» TASK GOAL
Every line in the records below with the string "trace" needs to be copied out.

» DATA FOR THIS EXERCISE
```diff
@@ -585,6 +618,7 @@
     }
 
     float scl_p = 0.f, scl_d = 0.f;
+    float rho_up = 0.f, rho_dn = 0.f;
     auto res_rows = [&]() {
         cv[0] = cv[1] = cv[2] = 0.f;
         int tid_w = tid;
@@ -654,23 +688,45 @@
         stamp(14);
         __syncthreads();
         stamp(15);
-        nanm = 0;
-#pragma unroll
-        for (int w = 0; w < NW; ++w) nanm |= __builtin_bit_cast(unsigned, redp[w * 8 + 7]);
-#pragma unroll
-        for (int e = 0; e < 7; ++e) {
-            float r = redp[e];
-#pragma unroll
-            for (int w = 1; w < NW; ++w) r = fmaxf(r, redp[w * 8 + e]);
-            v[e] = ((nanm >> e) & 1u) ? __builtin_nanf("") : r;
-        }
+        const int lane_o = tid_w & 63, l8 = lane_o & 7, slot = l8 - (l8 >= 3 ? 1 : 0);
+        float rw[NW], mw[NW];
+#pragma unroll
+        for (int w = 0; w < NW; ++w) {
+            rw[w] = redp[w * 8 + slot];
+            mw[w] = redp[w * 8 + 7];
+        }
+        const float rl = rhoL[ri];
+        asm volatile("s_waitcnt lgkmcnt(0)" ::: "memory");
+#pragma unroll
+        for (int w = 0; w < NW; ++w) asm volatile("" : "+v"(rw[w]), "+v"(mw[w]));
+        float r = rw[0];
+        nanm = __builtin_bit_cast(unsigned, mw[0]);
+#pragma unroll
+        for (int w = 1; w < NW; ++w) {
+            r = fmaxf(r, rw[w]);
+            nanm |= __builtin_bit_cast(unsigned, mw[w]);
+        }
+        const float x = ((nanm >> slot) & 1u) ? __builtin_nanf("") : r;
         stamp(16);
-        o_pri = v[0];
-        o_dua = v[3];
-        scl_p = tmax2(v[1], v[2]);
-        scl_d = tmax2(tmax2(v[4], v[5]), v[6]);
-        const float num = v[0] / scl_p;
-        const float den = v[3] / scl_d;
+        float s = tmax2s(x, dpp2<0xE8>(x));
+        {
+            const float s3 = tmax2s(s, dpp2<0xEC>(x));
+            s = (lane_o & 4) ? s3 : s;
+        }
+        float qn = x, qd = dpp2<0xE5>(s);
+        if (lane_o == 8) {
+            qn = rl;
+            qd = tolT;
+        }
+        const float quo = qn / qd;
+        o_pri = lane_get(x, 0);
+        o_dua = lane_get(x, 4);
+        scl_p = lane_get(s, 1);
+        scl_d = lane_get(s, 5);
+        rho_dn = lane_get(quo, 8);
+        rho_up = rl * tolT;
+        const float num = lane_get(quo, 0);
+        const float den = lane_get(quo, 4);
         float est = rho_carry * sqrtf(num / den);
         if (est < (float)a.rho_min) est = (float)a.rho_min;
         if (est > (float)a.rho_max) est = (float)a.rho_max;
@@ -745,9 +801,9 @@
             rho_est = __builtin_bit_cast(float, __builtin_amdgcn_readfirstlane(__builtin_bit_cast(int, rho_est)));
             pri = __builtin_bit_cast(float, __builtin_amdgcn_readfirstlane(__builtin_bit_cast(int, pri)));
             dua = __builtin_bit_cast(float, __builtin_amdgcn_readfirstlane(__builtin_bit_cast(int, dua)));
-            if (rho_est > rhoL[ri] * tolT && ri < a.nrho - 1)
+            if (rho_est > rho_up && ri < a.nrho - 1)
                 ri += 1;
-            else if (rho_est < rhoL[ri] / tolT && ri > 0)
+            else if (rho_est < rho_dn && ri > 0)
                 ri -= 1;
             if (a.info.trace && (k / a.check_interval) <= a.info.trace_cap && tid == 0) {
                 double* tr = a.info.trace + ((size_t)b * a.info.trace_cap + (k / a.check_interval - 1)) * 4;
@@ -788,10 +844,25 @@
                     int tid_o = tid;
                     asm volatile("" : "+v"(tid_o));
                     const float rho = rhoL[ri];
-                    for (int i = tid_o; i < M; i += NT) {
-                        const float rv = rho * cT[i];
-                        rv32[i] = rv;
-                        inv64[i] = 1.0 / (double)rv;
+                    constexpr int RW = (M + NT - 1) / NT;
+                    if (RW == 2 && tid_o + NT < M) {
+                        float rv[2];
+                        double iv[2];
+#pragma unroll
+                        for (int q = 0; q < 2; ++q) rv[q] = rho * cT[tid_o + q * NT];
+#pragma unroll
+                        for (int q = 0; q < 2; ++q) iv[q] = 1.0 / (double)rv[q];
+#pragma unroll
+                        for (int q = 0; q < 2; ++q) {
+                            rv32[tid_o + q * NT] = rv[q];
+                            inv64[tid_o + q * NT] = iv[q];
+                        }
+                    } else {
+                        for (int i = tid_o; i < M; i += NT) {
+                            const float rv = rho * cT[i];
+                            rv32[i] = rv;
+                            inv64[i] = 1.0 / (double)rv;
+                        }
                     }
                 }
                 if constexpr (KD) load_K(ri);
```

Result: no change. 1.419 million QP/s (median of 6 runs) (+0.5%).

» TASK RESPONSE
             if (a.info.trace && (k / a.check_interval) <= a.info.trace_cap && tid == 0) {
                 double* tr = a.info.trace + ((size_t)b * a.info.trace_cap + (k / a.check_interval - 1)) * 4;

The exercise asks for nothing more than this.